### ASSIGNMENT
Going through the listing below, work out how many lines include "import" and give that number by itself.

### DATA FOR THE TASK
# ArtoriasAbyssslayer/HashModNFFBanks-IDR

Hardware: AMD Instinct MI355X
Metric: rays/sec fwd+bwd (hash+SDF MLP) (higher is better)
Workload: dtype f32; 1 GPU; DTU-shaped synthetic uniform-sphere rays, MultiResHash L=16 T=2^19 F=2 (BASELINE.json configs[1]), full IDR training step (forward + IDRLoss + backward + clip + Adam), weights held at the geometric initialisation (lr = 0): the SURVEY.md 8(d) workload; grid_config=C2, rays_per_gpu=2048, global_rays=2048, parallelism=single GPU, world=1, ranks_seen=1, step=HIP-graph captured static-shape step

## Files before the change

### hashmodnffbanks_idr_amd/_lib.py

```python
import ctypes as C
import os

import torch

_PKG = os.path.dirname(os.path.abspath(__file__))
LIB_PATH = os.environ.get("HM_LIB_PATH") or os.path.join(_PKG, "libhashmod.so")
_lib = None

_p = C.c_void_p
_i64 = C.c_int64
_int = C.c_int

SIGNATURES = {
    "hm_version": (_int, []),
    "hm_last_error": (C.c_char_p, []),
    "hm_device_count": (_int, []),
    "hm_grid_desc_create": (_int, [_int, _int, _p, _p, _p, C.POINTER(_p)]),
    "hm_grid_desc_destroy": (None, [_p]),
    "hm_grid_embed_dim": (_int, [_p]),
    "hm_corner_ids": (_int, [_p, _int, _p, _i64, _p, _p, _p]),
    "hm_diag_gather_calib": (_int, [_p, _i64, _i64, _int, _int, _p, _p]),
    "hm_diag_mfma_f32_stream": (_int, [_int, _int, _p, _p]),
    "hm_encode_fwd": (_int, [_p, _p, _i64, _p, _p, _p, _i64, _int, _p]),
    "hm_encode_workspace_bytes": (_i64, [_p, _i64]),
# ... 60 lines not shown
    "hm_gemm_f32_det": (_int, [_int, _int, _i64, _i64, _i64, _p, _i64, _p, _i64, _p, _p, _i64, _int, _p, _i64, _p]),
    "hm_gemm_f32_group_tn_det_workspace_bytes": (_i64, [_p, _int]),
    "hm_gemm_f32_group_tn_det": (_int, [_p, _int, _p, _i64, _p]),
    "hm_gemm_f32_group_tn_add": (_int, [_p, _int, _p]),
    "hm_gemm_f32_group_tn_add_det_workspace_bytes": (_i64, [_p, _int]),
    "hm_gemm_f32_group_tn_add_det": (_int, [_p, _int, _p, _i64, _p]),
    "hm_colsum_det_workspace_bytes": (_i64, [_i64, _i64]),
    "hm_colsum_det": (_int, [_p, _i64, _i64, _i64, _p, _p, _i64, _p]),
    "hm_colsum_acc_det": (_int, [_p, _i64, _i64, _i64, _p, _p, _i64, _p]),
    "hm_colsum_acc_multi_det_workspace_bytes": (_i64, [_p, _int]),
    "hm_colsum_acc_multi_det": (_int, [_p, _int, _p, _i64, _p]),
    "hm_encode_bwd_table_sorted_tracked": (_int, [_p, _p, _p, _i64, _int, _p, _i64, _p, _p, _p, _p, _p, _i64, _p]),
    "hm_gemm_f32_ep": (_int, [_int, _int, _i64, _i64, _i64, _p, _i64, _p, _i64, _p, _p, _i64, _p, _p]),
    "hm_gemm_f32": (_int, [_int, _int, _i64, _i64, _i64, _p, _i64, _p, _i64, _p, _p, _i64, _int, _p]),
    "hm_diag_gemm_plan": (_int, [_int, _int, _i64, _i64, _i64, _p, _i64, _p, _i64, _int, _int, _p]),
    "hm_mc_workspace_bytes": (_i64, [_i64, _i64, _i64]),
    "hm_mc_count": (_int, [_p, _i64, _i64, _i64, _i64, _i64, _i64, C.c_float, _p, _i64, _p, _p]),
    "hm_mc_emit": (_int, [_p, _i64, _i64, _i64, _i64, _i64, _i64, C.c_float, _p, _p, _i64, _i64, _i64, _p, _p, _p,
                          _p]),
    "hm_mcs_points_bricks": (_int, [_p, _i64, _p, _p, _p, _i64, _i64, _i64, _p, _p, _p]),
    "hm_mcs_points_index": (_int, [_p, _i64, _p, _p, _p, _i64, _i64, _i64, _p, _p, _p]),
    "hm_mcs_status": (_int, [_p, _i64, _p, C.c_float, _p, _p]),
    "hm_mcs_workspace_bytes": (_i64, [_i64]),
    "hm_mcs_count": (_int, [_p, _i64, _p, C.c_float, _p, _i64, _p, _p]),
    "hm_mcs_emit": (_int, [_p, _i64, _p, _p, C.c_float, _p, _p, _i64, _i64, _i64, _p, _p, _p, _p, _p, _p]),
    "hm_mesh_cc_labels": (_int, [_p, _i64, _i64, _p, _p, _p]),
    "hm_mesh_cc_face_stats": (_int, [_p, _p, _i64, _i64, _p, _p, _p, _p]),
    "hm_mesh_cc_sums_workspace_bytes": (_i64, [_i64]),
    "hm_mesh_cc_sums": (_int, [_p, _i64, _i64, _p, _p, _p, _i64, _p, _p, _p, _i64, _p, _p]),
    "hm_mesh_moments_workspace_bytes": (_i64, [_i64]),
# ... 247 lines not shown
```

### hashmodnffbanks_idr_amd/csrc/hm_gemm.hip

```cpp
#include "hm_common.h"

namespace {

typedef float f32x16 __attribute__((ext_vector_type(16)));


struct GemmArgs {
    const float *A, *B, *bias;
    float *C;
    int32_t M, N, K;
    int32_t transA, transB;
    int32_t vec_out;
    int64_t lda, ldb, ldc;
    int32_t k_chunk;
    int32_t atomic;
    int32_t vecA, vecB;
    int32_t nrecA, nrecB;
    hm_gemm_epilogue ep;
};

template <int ROWS>
__device__ __forceinline__ int lds_slot(int kg, int row) {
    return (kg * ROWS + (row ^ (kg & 7))) * 4;
}
// ... 420 lines not shown
        const int kg = 2 * oo + h;
        xa[oo] = *reinterpret_cast<const float4 *>(as + lds_slot<AROWS>(kg, arow));
        xb[oo] = *reinterpret_cast<const float4 *>(bs + lds_slot<64>(kg, brow));
    }
}
__device__ __forceinline__ void pipe_mfma_oct(const float4 &a, const float4 &b, f32x16 &c) {
    c = __builtin_amdgcn_mfma_f32_32x32x2f32(a.x, b.x, c, 0, 0, 0);
    c = __builtin_amdgcn_mfma_f32_32x32x2f32(a.y, b.y, c, 0, 0, 0);
    c = __builtin_amdgcn_mfma_f32_32x32x2f32(a.z, b.z, c, 0, 0, 0);
    c = __builtin_amdgcn_mfma_f32_32x32x2f32(a.w, b.w, c, 0, 0, 0);
}


template <bool AKC, bool BKC, bool EP, int WM = 2, bool PART = false, bool KT = false, int ADD = 0>
__device__ __forceinline__ void gemm_pipe2_body(const GemmArgs &g, int bx, int by, int bz, const GemmAddend *ad = nullptr) {
    constexpr int BM = 32 * WM, BN = 64, BK = kPipeBK, NT = 256 * WM, NTB = 512, PER = BM * BK / 4 / NT, KG = BK / 4,
                  OCT = BK / 8 / 2;
    static_assert(PER == 1 && BN * BK / 4 / NTB == 1, "one k-group per thread and operand");
    __shared__ __align__(16) float As_static[ADD ? 1 : 2][ADD ? 4 : BK * BM];
    __shared__ __align__(16) float Bs_static[ADD ? 1 : 2][ADD ? 4 : BK * BN];
    float (*As)[BK * BM], (*Bs)[BK * BN];
    if constexpr (ADD != 0) {
        extern __shared__ __align__(16) float hm_pipe_dyn_lds[];
        As = reinterpret_cast<float (*)[BK * BM]>(hm_pipe_dyn_lds);
        Bs = reinterpret_cast<float (*)[BK * BN]>(hm_pipe_dyn_lds + 2 * BK * BM);
    } else {
        As = As_static;
        Bs = Bs_static;
    }
    const int tid = threadIdx.x;
    const int wave = tid >> 6, lane = tid & 63;
    const int kpart = wave / (2 * WM), wsub = wave % (2 * WM);
    const int wm = wsub >> 1, wn = wsub & 1;
    const int j = lane & 31, h = lane >> 5;
    const int m0 = bx * BM, n0 = by * BN;
    const int kbeg = bz * g.k_chunk;
    const int stages = g.k_chunk / BK;
#ifdef HM_GEMM_PHASE_PROBE
    unsigned long long probe_wait = 0;
#endif
    HM_GEMM_STAMP(0);

    const __amdgpu_buffer_rsrc_t rsA = __builtin_amdgcn_make_buffer_rsrc(const_cast<float *>(g.A), 0, g.nrecA, 0x00020000);
    const __amdgpu_buffer_rsrc_t rsB = __builtin_amdgcn_make_buffer_rsrc(const_cast<float *>(g.B), 0, g.nrecB, 0x00020000);
    int va[PER], vb[PER];
    int kla[PER], klb[PER];
#pragma unroll
    for (int i = 0; i < PER; ++i) {
        const int e = tid + NT * i;
        const int eb = (tid % NTB) + NTB * i;
        const int am = min(m0 + (AKC ? e / KG : e % BM), g.M - 1), bn = min(n0 + (BKC ? eb / KG : eb % BN), g.N - 1);
        va[i] = (int)(4 * (AKC ? (int64_t)am * g.lda + kbeg + (e % KG) * 4
                               : (int64_t)(kbeg + (e / BM) * 4) * g.lda + am));
        vb[i] = (int)(4 * (BKC ? (int64_t)bn * g.ldb + kbeg + (eb % KG) * 4
                               : (int64_t)(kbeg + (eb / BN) * 4) * g.ldb + bn));
        if (KT) {
            kla[i] = g.K - kbeg - (e % KG) * 4;
            klb[i] = g.K - kbeg - (eb % KG) * 4;
        }
    }
    __amdgpu_buffer_rsrc_t rsA2 = rsA, rsB2 = rsB;
    int va2[PER], vb2[PER];
    int sa2 = 0, sb2 = 0, lda24 = 0, ldb24 = 0;
    if constexpr (ADD != 0) {
        static_assert(!AKC && !BKC && !KT, "addends are built for the grouped TN form");
        rsA2 = __builtin_amdgcn_make_buffer_rsrc(const_cast<float *>(ad->A2), 0, ad->nrecA2, 0x00020000);
        rsB2 = __builtin_amdgcn_make_buffer_rsrc(const_cast<float *>(ad->B2), 0, ad->nrecB2, 0x00020000);
        lda24 = 4 * ad->lda2;
        ldb24 = 4 * ad->ldb2;
        sa2 = BK * lda24;
        sb2 = BK * ldb24;
#pragma unroll
        for (int i = 0; i < PER; ++i) {
            const int e = tid + NT * i;
            const int eb = (tid % NTB) + NTB * i;
            const int am = min(m0 + e % BM, g.M - 1), bn = min(n0 + eb % BN, g.N - 1);
            va2[i] = 4 * ((kbeg + (e / BM) * 4 - ad->a_k0) * ad->lda2 + am);
            vb2[i] = 4 * ((kbeg + (eb / BN) * 4 - ad->b_k0) * ad->ldb2 + bn);
        }
    }
#define HM_PIPE_MASK(S_, N_)                                                                        \
    do {                                                                                            \
        if (KT) {                                                                                   \
            pipe_mask_tail<AKC, PER>(ra##N_, kla, (S_) * BK);                                       \
            pipe_mask_tail<BKC, PER>(rb##N_, klb, (S_) * BK);                                       \
        }                                                                                           \
        if constexpr ((ADD & 1) != 0) pipe_add<PER>(ra##N_, qa##N_);                                \
        if constexpr ((ADD & 2) != 0) pipe_add<PER>(rb##N_, qb##N_);                                \
    } while (0)
    const bool stage_b = NT == NTB || tid < NTB;
    const int sa = 4 * (AKC ? BK : BK * (int)g.lda), sb = 4 * (BKC ? BK : BK * (int)g.ldb);
    const int lda4 = 4 * (int)g.lda, ldb4 = 4 * (int)g.ldb;
    f32x16 acc, acc2;
#pragma unroll
    for (int r = 0; r < 16; ++r) acc[r] = acc2[r] = 0.0f;
    static_assert(kPipeD == 4, "the stage macro below is written out for a 4-deep ring (8-deep measured no faster)");
    float4 ra0[PER], ra1[PER], ra2[PER], ra3[PER], rb0[PER], rb1[PER], rb2[PER], rb3[PER];
    float4 qa0[PER], qa1[PER], qa2[PER], qa3[PER], qb0[PER], qb1[PER], qb2[PER], qb3[PER];
    float4 opa0[OCT], opa1[OCT], opb0[OCT], opb1[OCT];
#define HM_PIPE_FETCH(S_, F_)                                                                       \
    do {                                                                                            \
        const int sc_ = min((S_), stages - 1);  \
        pipe_fetch_buf<AKC, PER>(rsA, va, sc_ * sa, lda4, ra##F_);                                  \
        pipe_fetch_buf<BKC, PER>(rsB, vb, sc_ * sb, ldb4, rb##F_);                                  \
        if constexpr ((ADD & 1) != 0) pipe_fetch_add<PER>(rsA2, va2, sc_ * sa2, lda24, qa##F_);     \
        if constexpr ((ADD & 2) != 0) pipe_fetch_add<PER>(rsB2, vb2, sc_ * sb2, ldb24, qb##F_);     \
    } while (0)
    HM_PIPE_FETCH(0, 0);
    HM_PIPE_FETCH(1, 1);
    HM_PIPE_FETCH(2, 2);
    HM_PIPE_MASK(0, 0);
    store_tile<BM, BK, NT>(As[0], AKC, tid, ra0);
    if (stage_b) store_tile<BN, BK, NTB>(Bs[0], BKC, tid, rb0);
    __syncthreads();
    HM_GEMM_STAMP(1);
    pipe_read_ops<OCT, BM>(As[0], Bs[0], wm * 32 + j, wn * 32 + j, h + 4 * kpart, opa0, opb0);
#define HM_PIPE_STAGE(S_, F_, N_, C_, X_, NB_)                                                      \
    do {                                                                                            \
        HM_PIPE_FETCH((S_) + kPipeD - 1, F_);                                                       \
        pipe_mfma_oct(opa##C_[0], opb##C_[0], acc);                                                 \
        HM_PIPE_MASK((S_) + 1, N_);                                                                 \
// ... 71 lines not shown
template <bool AKC, bool BKC, bool EP>
__global__ __launch_bounds__(512, 4) void gemm_f32_pipe2_ktail_kernel(GemmArgs g) {
    gemm_pipe2_body<AKC, BKC, EP, 2, false, true>(g, blockIdx.x, blockIdx.y, blockIdx.z);
}
template <bool AKC, bool BKC, bool EP>
__global__ __launch_bounds__(768, 3) void gemm_f32_pipe2_m96_ktail_kernel(GemmArgs g) {
    gemm_pipe2_body<AKC, BKC, EP, 3, false, true>(g, blockIdx.x, blockIdx.y, blockIdx.z);
}
template <bool AKC, bool BKC>
__global__ __launch_bounds__(512, 4) void gemm_f32_pipe2_part_kernel(GemmArgs g) {
    gemm_pipe2_body<AKC, BKC, false, 2, true>(g, blockIdx.x, blockIdx.y, blockIdx.z);
}
template <bool AKC, bool BKC>
__global__ __launch_bounds__(768, 3) void gemm_f32_pipe2_m96_part_kernel(GemmArgs g) {
    gemm_pipe2_body<AKC, BKC, false, 3, true>(g, blockIdx.x, blockIdx.y, blockIdx.z);
}
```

### SOLVED PROBLEM
3